Для кого-то очередной штормовой вал, со страшным грохотом обрушившийся на парусник, оказывался последним впечатлением в жизни, и корабль медленно опускался на дно, на вечную стоянку среди финских скал — так и не добравшись до блистательной петровой столицы. Но для тех, кто преодолевал этот самый тяжелый участок большого пути, открывался удивительный вид: на горизонте вырастал остров со множеством странных голых деревьев — это были корабельные мачты. Судно приближалось к острову-крепости Кронштадту. Многие европейские путешественники, в том числе и шведский король Густав III, прибывший в 1777 году в Петербург морем, писали о «лесе мачт» Кронштадта — вероятно, впечатление от стремительного броска из дикости в цивилизацию было необычайно сильным.
Кронштадт оставался позади, потрепанное штормами судно входило в Неву, путешественник на дрожащих от многодневной качки ногах сходил на берег, и дух у него захватывало. На этот раз не от ужаса, а от окружающего великолепия.
Особенно поражены бывали шведы, привыкшие к скромности и провинциальной тишине Стокгольма. Удивляли каменные набережные Невы, очень украшавшие город, но стоившие, вероятно, огромных денег; восхищали выходившие на реку каменные особняки знати с обилием скульптурных изображений. В Зоологическом саду Петербурга можно было увидеть слонов — больше нигде в Европе их не было. Кунсткамера предлагала поглазеть на самое большое в Европе собрание курьезов и уродов, бывших в те времена в большой моде. Летний сад с его статуями и фонтанами не уступал парку Версаля. Рынки и магазины ломились от невероятного количества товаров, а ремесленники и служанки, в том числе и шведские эмигранты, одевались очень богато, в шелка — невиданное великолепие для этой категории людей в европейских городах! Дамы были нарумянены как актрисы в театре. «У всех красные пятна на скулах, как у наших раскрашенных деревянных кукол», — писал один из шведских путешественников, раздраженный еще и сильным запахом лука и дегтя, от которого нельзя было скрыться. На широких площадях и перед торжественными дворцами были установлены качели, на которых под звуки балалаек и рожков раскачивались парни и девушки, что создавало впечатление причудливой смеси европейской культуры и восточного варварства. Шведов поражало количество пьяных на улицах и обычай русских целоваться при встрече. Русские традиции и моды захватывали и шведок. Шведский ученый Карл-Рейнхольд Берк встречал в Петербурге соотечественниц-служанок, привлеченных в российскую столицу высокими заработками и возможностью «развлекаться, прогуливаясь в головных уборах из парчи, и, не будучи осуждаемыми, вести легкомысленный образ жизни».

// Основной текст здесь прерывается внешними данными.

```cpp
static int derive_cfg(oai4g_tx_config *cfg, const oai4g_tx_params_t *p, const uint8_t Nl[2], bool need_remap,
                      int only_sf)
{
  memset(&cfg->h, 0, sizeof(cfg->h));
  cfg->p = *p;
  oai4g_frame_parms_t &fp = cfg->fp;
  if (oai4g_init_frame_parms(&fp, p->N_RB_DL, p->Nid_cell, p->Ncp, p->nb_antennas_tx, p->mode1_flag,
                             p->frame_type) != 0)
    return -1;
// ... 178 lines not shown
      wwords += 3 * c.R[r] + 2;
      for (uint32_t rb = 0; rb < (c.R[r] + 31) / 32; rb++) c.tasks[ntask++] = (uint16_t)(r | (rb << 5));
      for (uint32_t rb = 0; rb < (c.R[r] + 15) / 16; rb++) c.tasks[ntask++] = (uint16_t)(r | (1u << 4) | (rb << 5));
    }
    c.wpk_off[C] = wwords;
    c.ntask = ntask;
    for (uint32_t r = 0; r < C; r++) {
      const uint32_t ki = r < c.n0 ? 0 : 1;
      if (c.K[r] != c.kk[ki]) { set_err("block size order"); return -1; }
      c.Rk[ki] = c.R[r]; c.NDk[ki] = c.ND[r]; c.Ncbk[ki] = c.Ncb[r]; c.Nnnk[ki] = c.Nnn[r]; c.k0ck[ki] = c.k0c[r];
    }
    for (uint32_t r = 0; r < C; r++) {
      const uint32_t ki = r < c.n0 ? 0 : 1;
      if (c.R[r] != c.Rk[ki] || c.ND[r] != c.NDk[ki] || c.Ncb[r] != c.Ncbk[ki] || c.Nnn[r] != c.Nnnk[ki] ||
          c.k0c[r] != c.k0ck[ki] || c.kidx[r] != ki) {
        set_err("per-size block geometry differs");
        return -1;
      }
    }
    if (c.n0 == 0) { c.Rk[0] = c.Rk[1]; c.NDk[0] = c.NDk[1]; c.Ncbk[0] = c.Ncbk[1]; c.Nnnk[0] = c.Nnnk[1]; c.k0ck[0] = c.k0ck[1]; }
    for (int ki = 0; ki < 2; ki++) {
      c.nullcol[ki][0] = c.nullcol[ki][1] = 0;
      for (uint32_t wc = 0; wc < 32; wc++) {
        uint32_t pc = 0;
        for (int b = 0; b < 5; b++) pc |= ((wc >> b) & 1u) << (4 - b);
        if (pc < c.NDk[ki]) c.nullcol[ki][0] |= 1u << wc;
        if (pc + 1 < c.NDk[ki]) c.nullcol[ki][1] |= 1u << wc;
      }
      c.t0k[ki] = (c.Rk[ki] + 31) / 32;
      c.ntk[ki] = c.t0k[ki] + (c.Rk[ki] + 15) / 16;
      c.ntmag[ki] = ((1u << 20) + c.ntk[ki] - 1) / c.ntk[ki];
      if (c.ntk[ki] > OAI4G_RM_TILES) { set_err("rate-matching plan: %u tiles", c.ntk[ki]); return -1; }
      rm_plan(c, ki);
    }
    max_w = wwords > max_w ? wwords : max_w;
    uint32_t tbw = (c.A_bytes + 3 + 3) / 4 + 1;
    max_tb_words = tbw > max_tb_words ? tbw : max_tb_words;
    uint32_t strw = C * 3 * c.stream_words;
    max_stream_words = strw > max_stream_words ? strw : max_stream_words;
    for (int sf = 0; sf < 10; sf++) {
      int G;
      if (fp.nb_antennas_tx == 4) {
        std::vector<uint16_t> tmp((size_t)14 * fp.ofdm_symbol_size);
        uint32_t sb[14];
        int n = build_remap(&fp, p->rb_alloc, p->num_pdcch_symbols, sf, p->mimo_mode, tmp.data(), sb, nullptr);
        G = n < 0 ? -1 : n * (int)c.Qm;
      } else {
        G = oai4g_get_G(&fp, p->nb_rb, p->rb_alloc, (uint8_t)c.Qm, Nl[cw], p->num_pdcch_symbols, 0, (uint8_t)sf);
      }
      if (G <= 0 || G > OAI4G_MAX_CHANNEL_BITS) { set_err("G=%d out of range", G); return -1; }
      c.G[sf] = (uint32_t)G;
      uint32_t Gp = (uint32_t)G / Nl[cw] / c.Qm, GpmodC = Gp % C, off = 0;
      for (uint32_t r = 0; r < C; r++) {
        uint32_t E = (r < C - GpmodC) ? Nl[cw] * c.Qm * (Gp / C) : Nl[cw] * c.Qm * ((GpmodC ? 1 : 0) + Gp / C);
        c.E[sf][r] = E;
        c.roff[sf][r] = off;
        off += E;
      }
      c.roff[sf][C] = off;
      c.esplit[sf] = C - GpmodC;
      for (int h = 0; h < 2; h++) {
        const uint32_t E = c.E[sf][h ? C - 1 : 0], w = (E + 31) / 32;
        c.ew[sf][h] = w;
        c.emag[sf][h] = w ? (uint32_t)(((1ull << 32) + w - 1) / w) : 0u;
      }
      uint32_t gw = (off + 31) / 32;
// ... 3234 lines not shown
```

Пример праздничного излишества показывала императрица. Один из шведских путешественников, видевших ее, описывает Екатерину как «довольно высокую, но толстую и крепкую даму», не знавшую чувства меры в роскоши: «Голова ее в украшениях, спускающихся вплоть до подбородка, а на самом верху укреплен букет из драгоценных камней».
При дворе курили мало, но практически все жевали или нюхали табак. Роскошная табакерка считалась обязательным атрибутом женской и мужской экипировки.
Карета для жителей Петербурга была статусным символом. Богачи соревновались между собой в количестве запряженных лошадей, в великолепии карет и ливрейных лакеев, стоявших на подножках. Великаны с огромными усами пользовались особой популярностью.